Task description
Filter the entries below down to the lines that hold "shown".

Record set
————————

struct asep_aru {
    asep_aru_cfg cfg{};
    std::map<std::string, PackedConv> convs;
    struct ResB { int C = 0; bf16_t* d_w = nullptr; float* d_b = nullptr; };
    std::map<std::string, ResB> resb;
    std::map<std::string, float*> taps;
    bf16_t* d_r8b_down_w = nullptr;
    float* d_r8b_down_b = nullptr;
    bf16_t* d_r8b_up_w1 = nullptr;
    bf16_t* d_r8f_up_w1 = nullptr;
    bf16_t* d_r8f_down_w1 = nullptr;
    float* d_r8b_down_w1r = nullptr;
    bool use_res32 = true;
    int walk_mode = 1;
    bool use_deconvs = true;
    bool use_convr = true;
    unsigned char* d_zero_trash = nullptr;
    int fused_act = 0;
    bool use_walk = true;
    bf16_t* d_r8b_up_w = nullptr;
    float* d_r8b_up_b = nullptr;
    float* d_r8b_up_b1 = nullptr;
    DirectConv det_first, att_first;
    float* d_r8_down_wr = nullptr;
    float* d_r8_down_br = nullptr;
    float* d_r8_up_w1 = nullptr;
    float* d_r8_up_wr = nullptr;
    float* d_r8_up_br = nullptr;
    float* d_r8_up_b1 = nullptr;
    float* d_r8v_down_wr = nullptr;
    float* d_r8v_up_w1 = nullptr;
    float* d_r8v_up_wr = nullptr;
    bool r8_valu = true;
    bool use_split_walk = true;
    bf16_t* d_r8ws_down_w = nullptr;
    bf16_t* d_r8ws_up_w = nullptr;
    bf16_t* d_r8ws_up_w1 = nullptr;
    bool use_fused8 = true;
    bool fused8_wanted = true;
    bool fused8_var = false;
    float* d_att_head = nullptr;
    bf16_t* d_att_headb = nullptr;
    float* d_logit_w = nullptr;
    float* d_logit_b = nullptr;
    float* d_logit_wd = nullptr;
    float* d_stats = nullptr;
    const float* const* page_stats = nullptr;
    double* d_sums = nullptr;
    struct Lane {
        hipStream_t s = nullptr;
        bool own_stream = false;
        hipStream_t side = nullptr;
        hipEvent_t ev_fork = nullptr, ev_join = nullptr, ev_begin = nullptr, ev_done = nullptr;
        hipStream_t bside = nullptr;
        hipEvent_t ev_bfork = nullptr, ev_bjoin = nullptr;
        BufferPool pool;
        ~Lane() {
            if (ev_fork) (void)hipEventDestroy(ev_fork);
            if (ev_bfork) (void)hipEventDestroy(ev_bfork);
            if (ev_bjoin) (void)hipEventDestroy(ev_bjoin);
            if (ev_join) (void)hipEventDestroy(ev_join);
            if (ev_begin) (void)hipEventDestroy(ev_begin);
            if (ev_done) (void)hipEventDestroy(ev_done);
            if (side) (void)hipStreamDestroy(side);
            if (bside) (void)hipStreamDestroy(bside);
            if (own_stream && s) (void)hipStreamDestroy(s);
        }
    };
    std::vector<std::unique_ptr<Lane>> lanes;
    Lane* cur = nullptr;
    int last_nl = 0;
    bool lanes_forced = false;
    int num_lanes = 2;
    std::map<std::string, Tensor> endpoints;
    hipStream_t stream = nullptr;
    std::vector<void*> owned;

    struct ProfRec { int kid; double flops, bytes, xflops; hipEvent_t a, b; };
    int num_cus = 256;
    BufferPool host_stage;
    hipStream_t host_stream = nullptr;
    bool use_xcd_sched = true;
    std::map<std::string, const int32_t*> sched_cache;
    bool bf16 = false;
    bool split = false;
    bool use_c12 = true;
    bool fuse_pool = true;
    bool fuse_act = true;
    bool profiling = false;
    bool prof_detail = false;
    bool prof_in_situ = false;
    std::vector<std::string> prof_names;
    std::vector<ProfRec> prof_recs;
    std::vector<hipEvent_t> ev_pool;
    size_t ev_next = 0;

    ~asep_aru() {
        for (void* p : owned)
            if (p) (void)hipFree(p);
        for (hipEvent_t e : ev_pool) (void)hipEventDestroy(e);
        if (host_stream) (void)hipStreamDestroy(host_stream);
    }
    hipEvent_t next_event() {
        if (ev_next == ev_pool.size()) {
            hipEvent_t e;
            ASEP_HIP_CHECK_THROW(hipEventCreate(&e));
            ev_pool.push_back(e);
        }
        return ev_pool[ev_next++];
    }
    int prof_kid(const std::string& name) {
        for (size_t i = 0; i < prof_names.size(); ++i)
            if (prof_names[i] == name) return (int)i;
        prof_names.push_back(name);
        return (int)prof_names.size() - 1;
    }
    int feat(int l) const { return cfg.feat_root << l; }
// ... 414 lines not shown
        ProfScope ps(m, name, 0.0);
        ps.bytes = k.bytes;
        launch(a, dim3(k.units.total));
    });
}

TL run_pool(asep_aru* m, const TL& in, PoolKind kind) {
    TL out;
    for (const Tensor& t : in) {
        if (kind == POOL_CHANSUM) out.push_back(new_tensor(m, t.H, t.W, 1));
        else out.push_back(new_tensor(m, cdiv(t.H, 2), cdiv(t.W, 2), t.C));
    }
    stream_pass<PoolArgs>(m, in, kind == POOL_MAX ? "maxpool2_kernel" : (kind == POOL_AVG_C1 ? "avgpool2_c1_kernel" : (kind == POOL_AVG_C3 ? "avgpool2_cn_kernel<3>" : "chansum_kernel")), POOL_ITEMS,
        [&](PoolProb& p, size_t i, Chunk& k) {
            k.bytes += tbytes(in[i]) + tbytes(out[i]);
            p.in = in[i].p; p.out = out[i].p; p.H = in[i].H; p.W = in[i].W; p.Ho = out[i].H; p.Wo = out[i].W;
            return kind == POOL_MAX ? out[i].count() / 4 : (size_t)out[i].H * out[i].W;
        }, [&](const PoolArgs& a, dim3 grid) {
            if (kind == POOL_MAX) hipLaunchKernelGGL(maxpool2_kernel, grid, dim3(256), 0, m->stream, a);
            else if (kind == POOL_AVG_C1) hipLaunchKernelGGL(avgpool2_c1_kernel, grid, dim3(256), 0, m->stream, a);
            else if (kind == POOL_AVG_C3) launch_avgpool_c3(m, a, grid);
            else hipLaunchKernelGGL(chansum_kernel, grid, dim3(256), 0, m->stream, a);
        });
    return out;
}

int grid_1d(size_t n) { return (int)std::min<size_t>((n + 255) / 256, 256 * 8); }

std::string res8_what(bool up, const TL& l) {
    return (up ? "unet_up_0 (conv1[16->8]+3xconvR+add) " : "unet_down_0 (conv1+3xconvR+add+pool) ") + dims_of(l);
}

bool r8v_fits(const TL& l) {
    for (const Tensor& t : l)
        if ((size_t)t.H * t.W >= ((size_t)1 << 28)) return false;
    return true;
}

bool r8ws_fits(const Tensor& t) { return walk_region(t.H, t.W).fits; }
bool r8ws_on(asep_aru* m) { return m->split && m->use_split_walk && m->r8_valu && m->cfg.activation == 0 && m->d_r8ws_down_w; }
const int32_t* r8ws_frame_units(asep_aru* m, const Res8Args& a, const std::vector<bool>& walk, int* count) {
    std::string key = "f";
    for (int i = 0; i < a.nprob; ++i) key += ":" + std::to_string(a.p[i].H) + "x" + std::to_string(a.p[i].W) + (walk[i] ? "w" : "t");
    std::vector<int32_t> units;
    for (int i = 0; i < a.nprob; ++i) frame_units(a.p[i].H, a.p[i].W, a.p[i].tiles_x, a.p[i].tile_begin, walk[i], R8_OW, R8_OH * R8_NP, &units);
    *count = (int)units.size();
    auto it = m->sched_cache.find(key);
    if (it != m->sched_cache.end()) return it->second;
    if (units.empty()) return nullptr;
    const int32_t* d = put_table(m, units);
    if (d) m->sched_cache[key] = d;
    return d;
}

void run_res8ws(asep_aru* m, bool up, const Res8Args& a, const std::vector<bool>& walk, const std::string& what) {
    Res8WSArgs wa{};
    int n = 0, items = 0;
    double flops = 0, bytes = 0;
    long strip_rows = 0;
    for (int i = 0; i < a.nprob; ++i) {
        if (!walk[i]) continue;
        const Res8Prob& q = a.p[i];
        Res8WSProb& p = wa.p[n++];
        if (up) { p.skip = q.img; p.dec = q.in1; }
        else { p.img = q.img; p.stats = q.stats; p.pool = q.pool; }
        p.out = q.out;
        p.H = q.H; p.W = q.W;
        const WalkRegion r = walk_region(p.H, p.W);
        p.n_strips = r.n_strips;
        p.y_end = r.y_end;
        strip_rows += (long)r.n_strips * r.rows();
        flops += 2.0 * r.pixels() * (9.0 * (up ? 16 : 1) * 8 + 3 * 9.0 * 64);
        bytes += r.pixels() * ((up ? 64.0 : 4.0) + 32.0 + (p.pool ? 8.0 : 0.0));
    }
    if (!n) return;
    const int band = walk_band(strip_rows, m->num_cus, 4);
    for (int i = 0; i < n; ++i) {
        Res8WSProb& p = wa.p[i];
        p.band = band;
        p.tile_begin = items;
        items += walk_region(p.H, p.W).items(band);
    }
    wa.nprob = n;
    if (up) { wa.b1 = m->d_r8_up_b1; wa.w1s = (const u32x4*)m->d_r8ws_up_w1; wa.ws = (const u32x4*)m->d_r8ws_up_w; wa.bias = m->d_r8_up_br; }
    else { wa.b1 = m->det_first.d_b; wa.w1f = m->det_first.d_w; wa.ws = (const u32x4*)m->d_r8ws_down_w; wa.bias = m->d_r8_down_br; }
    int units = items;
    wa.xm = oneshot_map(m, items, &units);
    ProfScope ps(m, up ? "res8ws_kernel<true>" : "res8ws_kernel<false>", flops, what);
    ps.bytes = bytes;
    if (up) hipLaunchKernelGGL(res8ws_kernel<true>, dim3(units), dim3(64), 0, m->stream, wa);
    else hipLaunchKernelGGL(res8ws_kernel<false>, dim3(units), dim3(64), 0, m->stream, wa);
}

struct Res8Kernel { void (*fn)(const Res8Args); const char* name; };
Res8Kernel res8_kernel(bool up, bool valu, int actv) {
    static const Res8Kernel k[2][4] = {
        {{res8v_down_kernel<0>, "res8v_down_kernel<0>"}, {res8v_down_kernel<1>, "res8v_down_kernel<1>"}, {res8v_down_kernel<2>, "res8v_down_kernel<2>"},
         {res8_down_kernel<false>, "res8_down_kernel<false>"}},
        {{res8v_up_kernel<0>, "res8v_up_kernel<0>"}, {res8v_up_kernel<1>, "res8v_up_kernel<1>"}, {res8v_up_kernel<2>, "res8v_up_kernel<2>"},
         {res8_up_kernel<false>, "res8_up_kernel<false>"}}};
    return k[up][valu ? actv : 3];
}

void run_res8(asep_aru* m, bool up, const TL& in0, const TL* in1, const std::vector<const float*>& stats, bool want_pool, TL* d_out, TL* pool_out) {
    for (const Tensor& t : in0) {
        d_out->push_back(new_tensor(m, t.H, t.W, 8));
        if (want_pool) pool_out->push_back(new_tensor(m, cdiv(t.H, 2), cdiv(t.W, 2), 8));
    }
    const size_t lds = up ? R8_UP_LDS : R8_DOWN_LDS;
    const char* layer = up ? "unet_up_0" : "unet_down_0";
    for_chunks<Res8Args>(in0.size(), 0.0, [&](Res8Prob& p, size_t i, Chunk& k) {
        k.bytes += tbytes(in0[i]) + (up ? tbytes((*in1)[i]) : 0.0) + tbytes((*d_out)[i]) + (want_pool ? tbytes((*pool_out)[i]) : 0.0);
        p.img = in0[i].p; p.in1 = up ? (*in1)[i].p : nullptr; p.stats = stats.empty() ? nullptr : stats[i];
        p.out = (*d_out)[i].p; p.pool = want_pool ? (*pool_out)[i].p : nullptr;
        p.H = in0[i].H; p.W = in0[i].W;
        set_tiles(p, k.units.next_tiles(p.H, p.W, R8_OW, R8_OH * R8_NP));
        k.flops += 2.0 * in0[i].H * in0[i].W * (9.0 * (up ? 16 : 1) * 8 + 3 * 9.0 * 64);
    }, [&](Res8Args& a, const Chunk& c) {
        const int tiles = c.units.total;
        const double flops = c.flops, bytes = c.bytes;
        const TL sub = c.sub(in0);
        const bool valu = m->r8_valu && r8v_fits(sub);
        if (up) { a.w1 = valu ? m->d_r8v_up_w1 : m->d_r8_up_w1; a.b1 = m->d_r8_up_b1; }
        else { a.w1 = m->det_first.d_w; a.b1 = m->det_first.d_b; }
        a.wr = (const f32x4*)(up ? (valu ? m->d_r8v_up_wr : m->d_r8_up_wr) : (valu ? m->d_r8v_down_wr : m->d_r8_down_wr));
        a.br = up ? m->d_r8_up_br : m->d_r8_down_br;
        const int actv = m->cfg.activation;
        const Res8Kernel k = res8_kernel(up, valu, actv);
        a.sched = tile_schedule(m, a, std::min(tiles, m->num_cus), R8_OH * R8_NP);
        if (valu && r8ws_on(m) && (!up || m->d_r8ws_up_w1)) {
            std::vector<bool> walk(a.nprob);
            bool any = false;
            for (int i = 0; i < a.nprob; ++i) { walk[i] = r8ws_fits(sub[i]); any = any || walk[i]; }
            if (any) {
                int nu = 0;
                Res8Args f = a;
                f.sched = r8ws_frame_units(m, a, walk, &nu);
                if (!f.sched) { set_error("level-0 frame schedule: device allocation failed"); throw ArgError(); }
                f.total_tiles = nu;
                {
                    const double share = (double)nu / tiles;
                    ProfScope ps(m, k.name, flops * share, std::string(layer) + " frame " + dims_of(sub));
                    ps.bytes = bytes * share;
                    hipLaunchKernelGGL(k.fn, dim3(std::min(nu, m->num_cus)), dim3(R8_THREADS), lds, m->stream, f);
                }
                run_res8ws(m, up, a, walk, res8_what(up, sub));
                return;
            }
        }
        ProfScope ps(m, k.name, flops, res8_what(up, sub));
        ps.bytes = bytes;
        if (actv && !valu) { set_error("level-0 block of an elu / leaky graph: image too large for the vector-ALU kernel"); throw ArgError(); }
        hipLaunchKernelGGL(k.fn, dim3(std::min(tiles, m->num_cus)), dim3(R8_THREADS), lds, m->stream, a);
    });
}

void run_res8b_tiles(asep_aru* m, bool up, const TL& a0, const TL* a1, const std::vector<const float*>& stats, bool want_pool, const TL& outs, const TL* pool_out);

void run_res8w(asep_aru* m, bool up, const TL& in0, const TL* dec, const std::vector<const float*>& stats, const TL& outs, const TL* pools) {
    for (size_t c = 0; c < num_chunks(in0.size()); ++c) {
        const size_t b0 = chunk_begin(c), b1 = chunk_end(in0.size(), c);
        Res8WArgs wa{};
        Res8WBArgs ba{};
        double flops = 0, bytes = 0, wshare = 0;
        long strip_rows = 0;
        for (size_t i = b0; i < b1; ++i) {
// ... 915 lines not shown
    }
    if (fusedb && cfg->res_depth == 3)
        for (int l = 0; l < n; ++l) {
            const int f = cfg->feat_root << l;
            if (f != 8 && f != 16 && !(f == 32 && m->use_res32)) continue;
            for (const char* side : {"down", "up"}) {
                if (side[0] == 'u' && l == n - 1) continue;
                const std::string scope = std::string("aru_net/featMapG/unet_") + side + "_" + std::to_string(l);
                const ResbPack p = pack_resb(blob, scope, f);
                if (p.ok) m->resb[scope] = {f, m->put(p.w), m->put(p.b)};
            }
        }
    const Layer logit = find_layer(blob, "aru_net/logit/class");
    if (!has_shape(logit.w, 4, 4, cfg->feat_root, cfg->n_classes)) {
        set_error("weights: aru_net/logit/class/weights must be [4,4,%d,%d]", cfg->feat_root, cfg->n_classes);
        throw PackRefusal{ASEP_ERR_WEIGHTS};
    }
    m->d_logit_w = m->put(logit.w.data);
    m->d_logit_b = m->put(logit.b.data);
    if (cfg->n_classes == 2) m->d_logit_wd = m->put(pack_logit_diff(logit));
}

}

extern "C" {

————————

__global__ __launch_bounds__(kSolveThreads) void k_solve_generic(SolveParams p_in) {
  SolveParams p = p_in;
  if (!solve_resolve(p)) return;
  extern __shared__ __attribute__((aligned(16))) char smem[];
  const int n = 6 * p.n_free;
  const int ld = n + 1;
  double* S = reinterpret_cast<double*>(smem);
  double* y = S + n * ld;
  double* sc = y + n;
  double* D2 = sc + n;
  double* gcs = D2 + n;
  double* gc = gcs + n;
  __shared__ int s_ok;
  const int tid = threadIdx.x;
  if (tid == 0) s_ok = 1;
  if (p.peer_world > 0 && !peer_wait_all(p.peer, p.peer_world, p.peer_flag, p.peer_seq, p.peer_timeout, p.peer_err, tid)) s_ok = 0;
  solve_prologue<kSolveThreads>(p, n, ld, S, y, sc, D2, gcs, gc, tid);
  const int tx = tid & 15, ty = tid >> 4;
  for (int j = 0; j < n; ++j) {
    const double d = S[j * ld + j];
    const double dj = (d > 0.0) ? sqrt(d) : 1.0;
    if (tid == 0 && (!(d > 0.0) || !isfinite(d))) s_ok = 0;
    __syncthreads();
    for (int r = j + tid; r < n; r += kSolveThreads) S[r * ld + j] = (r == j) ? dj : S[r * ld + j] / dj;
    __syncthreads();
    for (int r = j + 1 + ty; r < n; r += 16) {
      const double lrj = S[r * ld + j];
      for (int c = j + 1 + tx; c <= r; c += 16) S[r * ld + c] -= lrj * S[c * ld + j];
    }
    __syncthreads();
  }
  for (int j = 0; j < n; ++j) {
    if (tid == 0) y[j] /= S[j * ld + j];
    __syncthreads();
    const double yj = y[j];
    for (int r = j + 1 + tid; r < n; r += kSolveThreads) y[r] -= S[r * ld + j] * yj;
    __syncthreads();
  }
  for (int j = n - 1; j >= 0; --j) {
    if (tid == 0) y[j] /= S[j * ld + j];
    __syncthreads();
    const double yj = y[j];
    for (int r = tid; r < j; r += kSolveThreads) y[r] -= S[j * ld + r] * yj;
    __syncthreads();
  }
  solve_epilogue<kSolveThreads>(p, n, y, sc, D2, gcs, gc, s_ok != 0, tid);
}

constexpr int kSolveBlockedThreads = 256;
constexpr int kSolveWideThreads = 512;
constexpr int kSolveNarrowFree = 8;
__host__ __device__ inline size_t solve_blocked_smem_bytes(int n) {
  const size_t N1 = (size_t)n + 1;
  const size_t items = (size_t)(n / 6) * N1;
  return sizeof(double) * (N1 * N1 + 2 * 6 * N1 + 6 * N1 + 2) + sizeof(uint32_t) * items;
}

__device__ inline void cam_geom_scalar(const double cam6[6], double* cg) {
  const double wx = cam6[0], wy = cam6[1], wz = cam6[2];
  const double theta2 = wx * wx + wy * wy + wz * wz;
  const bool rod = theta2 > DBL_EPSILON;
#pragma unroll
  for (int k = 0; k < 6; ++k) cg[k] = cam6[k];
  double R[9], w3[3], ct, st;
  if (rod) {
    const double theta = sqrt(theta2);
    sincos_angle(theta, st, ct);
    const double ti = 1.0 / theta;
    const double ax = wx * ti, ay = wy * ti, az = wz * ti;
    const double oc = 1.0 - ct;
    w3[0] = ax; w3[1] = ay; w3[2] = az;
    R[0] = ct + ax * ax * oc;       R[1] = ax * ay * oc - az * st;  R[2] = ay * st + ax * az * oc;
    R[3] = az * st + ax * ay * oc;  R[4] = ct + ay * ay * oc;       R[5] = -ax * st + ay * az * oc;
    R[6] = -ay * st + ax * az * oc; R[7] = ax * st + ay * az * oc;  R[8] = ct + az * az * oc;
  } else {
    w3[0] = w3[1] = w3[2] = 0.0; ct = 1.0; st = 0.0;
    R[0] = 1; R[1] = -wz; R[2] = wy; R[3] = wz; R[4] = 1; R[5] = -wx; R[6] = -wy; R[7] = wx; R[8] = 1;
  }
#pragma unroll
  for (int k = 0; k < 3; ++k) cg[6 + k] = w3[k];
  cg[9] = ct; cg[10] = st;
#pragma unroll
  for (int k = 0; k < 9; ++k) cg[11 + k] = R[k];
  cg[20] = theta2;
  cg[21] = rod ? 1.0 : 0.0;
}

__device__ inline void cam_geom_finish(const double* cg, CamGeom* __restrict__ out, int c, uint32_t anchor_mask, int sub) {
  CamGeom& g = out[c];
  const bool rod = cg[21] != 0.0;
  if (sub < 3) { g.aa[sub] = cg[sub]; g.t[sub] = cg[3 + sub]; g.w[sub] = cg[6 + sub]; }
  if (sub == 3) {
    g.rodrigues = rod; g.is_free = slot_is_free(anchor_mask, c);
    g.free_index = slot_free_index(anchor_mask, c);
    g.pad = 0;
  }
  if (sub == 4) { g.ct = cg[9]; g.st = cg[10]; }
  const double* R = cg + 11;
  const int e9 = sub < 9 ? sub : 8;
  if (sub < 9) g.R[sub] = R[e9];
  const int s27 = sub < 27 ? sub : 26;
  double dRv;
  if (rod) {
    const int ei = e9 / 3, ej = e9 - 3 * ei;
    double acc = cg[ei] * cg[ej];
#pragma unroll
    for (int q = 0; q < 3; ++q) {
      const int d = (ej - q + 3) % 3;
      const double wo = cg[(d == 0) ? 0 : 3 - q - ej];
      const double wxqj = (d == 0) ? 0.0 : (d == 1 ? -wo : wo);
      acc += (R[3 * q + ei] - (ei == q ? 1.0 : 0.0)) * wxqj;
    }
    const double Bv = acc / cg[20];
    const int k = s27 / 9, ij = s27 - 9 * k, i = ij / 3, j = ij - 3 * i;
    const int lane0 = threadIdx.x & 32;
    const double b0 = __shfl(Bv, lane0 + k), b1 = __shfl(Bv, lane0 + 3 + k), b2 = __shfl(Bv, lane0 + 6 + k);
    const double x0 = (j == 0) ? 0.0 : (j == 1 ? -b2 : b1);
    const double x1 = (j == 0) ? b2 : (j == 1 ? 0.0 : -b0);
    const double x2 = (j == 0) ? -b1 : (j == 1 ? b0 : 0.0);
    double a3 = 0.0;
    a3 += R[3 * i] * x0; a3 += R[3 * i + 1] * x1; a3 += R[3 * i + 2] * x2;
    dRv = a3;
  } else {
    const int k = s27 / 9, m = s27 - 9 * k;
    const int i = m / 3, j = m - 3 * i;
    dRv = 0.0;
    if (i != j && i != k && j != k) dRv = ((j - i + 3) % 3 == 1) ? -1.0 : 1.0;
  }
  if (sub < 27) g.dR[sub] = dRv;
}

————————

Finished exercise
// ... 414 lines not shown
// ... 915 lines not shown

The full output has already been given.